Member of the Iowa House of Representatives
- In office 1862–1864

= Thaddeus Harlan Stanton =

United States Army officer (1835–1900)

Thaddeus H. Stanton (1835–1900), was Paymaster-General of the United States Army 1895–1899. Stanton began his active life as a Republican newspaperman and politician in Iowa. During the Civil War he joined the Union Army, serving as paymaster. After the war, he transferred to the Regular Army, serving in the Paymaster Department. During the Big Horn Expedition 1876, he served in the field, receiving a brevet promotion for bravery.

==Early life==
Stanton was born in Liberty, Indiana, and moved to Mount Pleasant, Iowa in 1851. In Mount Pleasant he became the editor of an antislavery paper. Later moving to Washington, Iowa, Stanton edited the Republican Washington Press. At the beginning of the Civil War he enlisted and served for three months. Returning to Iowa, Stanton was elected as a Republican to the State House of Representatives for the period 1862–1864.

==Civil War==
During his three months enlistment, Stanton served as a private in the 3rd District of Columbia Infantry Battalion. When returning to military service, it was as captain in the 19th Iowa Volunteer Infantry Regiment from August 1862. Stanton did not stay long in the infantry, becoming an additional paymaster in the Volunteer Army in October the same year. His service as Paymaster lasted until April 1867, when he transferred to the Regular Army.

==Regular Army==
In the regular army, Stanton served as major, paymaster from 1867 to 1890, when he was promoted to lieutenant colonel, deputy paymaster general.
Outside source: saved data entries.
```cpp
template <int D>
__global__ __launch_bounds__(256) void attention_kvlds_kernel(const float* __restrict__ q, long q_bs, long q_ts,
                                                              const float* __restrict__ k, long k_bs, long k_ts,
                                                              const float* __restrict__ v, long v_bs, long v_ts,
                                                              float* __restrict__ out, long o_bs, long o_ts, int Nq, int Nk,
                                                              float scale) {
    extern __shared__ __attribute__((aligned(16))) float kv[];
    constexpr int QPT = 2;
    const int h = blockIdx.y, b = blockIdx.z;
    float* Ks = kv;
    float* Vs = kv + (size_t)Nk * D;
    for (int i = threadIdx.x; i < Nk * (D / 4); i += 256) {
        const int j = i / (D / 4), e = (i % (D / 4)) * 4;
        *reinterpret_cast<float4*>(Ks + j * D + e) = *reinterpret_cast<const float4*>(k + b * k_bs + j * k_ts + h * D + e);
        *reinterpret_cast<float4*>(Vs + j * D + e) = *reinterpret_cast<const float4*>(v + b * v_bs + j * v_ts + h * D + e);
    }
    __syncthreads();
    const int iq0 = blockIdx.x * (256 * QPT) + threadIdx.x;
    if (iq0 >= Nq) return;
    float qr[QPT][D], acc[QPT][D], mx[QPT], sum[QPT];
    bool live[QPT];
#pragma unroll
    for (int u = 0; u < QPT; ++u) {
        const int iq = iq0 + 256 * u;
        live[u] = iq < Nq;
        const float* qp = q + b * q_bs + (long)(live[u] ? iq : iq0) * q_ts + h * D;
#pragma unroll
        for (int e = 0; e < D; e += 4) {
            const float4 t = *reinterpret_cast<const float4*>(qp + e);
            qr[u][e] = t.x * scale; qr[u][e + 1] = t.y * scale; qr[u][e + 2] = t.z * scale; qr[u][e + 3] = t.w * scale;
        }
#pragma unroll
        for (int e = 0; e < D; ++e) acc[u][e] = 0.f;
        mx[u] = -INFINITY; sum[u] = 0.f;
    }
    for (int j0 = 0; j0 < Nk; j0 += 8) {
        float s[QPT][8];
#pragma unroll
        for (int jj = 0; jj < 8; ++jj) {
            const int j = j0 + jj;
#pragma unroll
            for (int u = 0; u < QPT; ++u) s[u][jj] = 0.f;
            if (j < Nk) {
#pragma unroll
                for (int e = 0; e < D; e += 4) {
                    const float4 t = *reinterpret_cast<const float4*>(Ks + j * D + e);
#pragma unroll
                    for (int u = 0; u < QPT; ++u) {
                        s[u][jj] = fmaf(qr[u][e], t.x, s[u][jj]); s[u][jj] = fmaf(qr[u][e + 1], t.y, s[u][jj]);
                        s[u][jj] = fmaf(qr[u][e + 2], t.z, s[u][jj]); s[u][jj] = fmaf(qr[u][e + 3], t.w, s[u][jj]);
                    }
                }
            } else {
#pragma unroll
                for (int u = 0; u < QPT; ++u) s[u][jj] = -INFINITY;
            }
        }
#pragma unroll
        for (int u = 0; u < QPT; ++u) {
            float nm = mx[u];
#pragma unroll
            for (int jj = 0; jj < 8; ++jj) nm = fmaxf(nm, s[u][jj]);
            const float corr = __expf(mx[u] - nm);
            mx[u] = nm;
            sum[u] *= corr;
#pragma unroll
            for (int e = 0; e < D; ++e) acc[u][e] *= corr;
#pragma unroll
            for (int jj = 0; jj < 8; ++jj) { s[u][jj] = __expf(s[u][jj] - nm); sum[u] += s[u][jj]; }
        }
#pragma unroll
        for (int jj = 0; jj < 8; ++jj) {
            const int j = j0 + jj;
            if (j < Nk) {
#pragma unroll
                for (int e = 0; e < D; e += 4) {
                    const float4 t = *reinterpret_cast<const float4*>(Vs + j * D + e);
#pragma unroll
                    for (int u = 0; u < QPT; ++u) {
// ... 507 lines not shown
```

Further promotions were to colonel, assistant paymaster general, 1893. In 1895, he succeeded William Smith as paymaster general and was promoted to brigadier general,

In spite of serving in the Paymaster Department, Stanton acted as representative of General Sheridan, the Commanding General of the Military Division of the Missouri, in the field during the Big Horn Expedition 1876, serving as chief of scouts, and also, on General Crook's behest, as a reporter for the New-York Tribune. He received a brevet promotion for gallantry at the Battle of Powder River, and later commanded the citizens who joined Crook, but did not thereafter serve at the frontier.

In 1895, Stanton was appointed Paymaster-General of the United States Army, succeeding William Smith. He served until retiring in 1899 and was succeeded by Asa B. Carey.

==Death==
Thaddeus Harlan Stanton died in Omaha on January 23, 1900, and was buried in Arlington National Cemetery.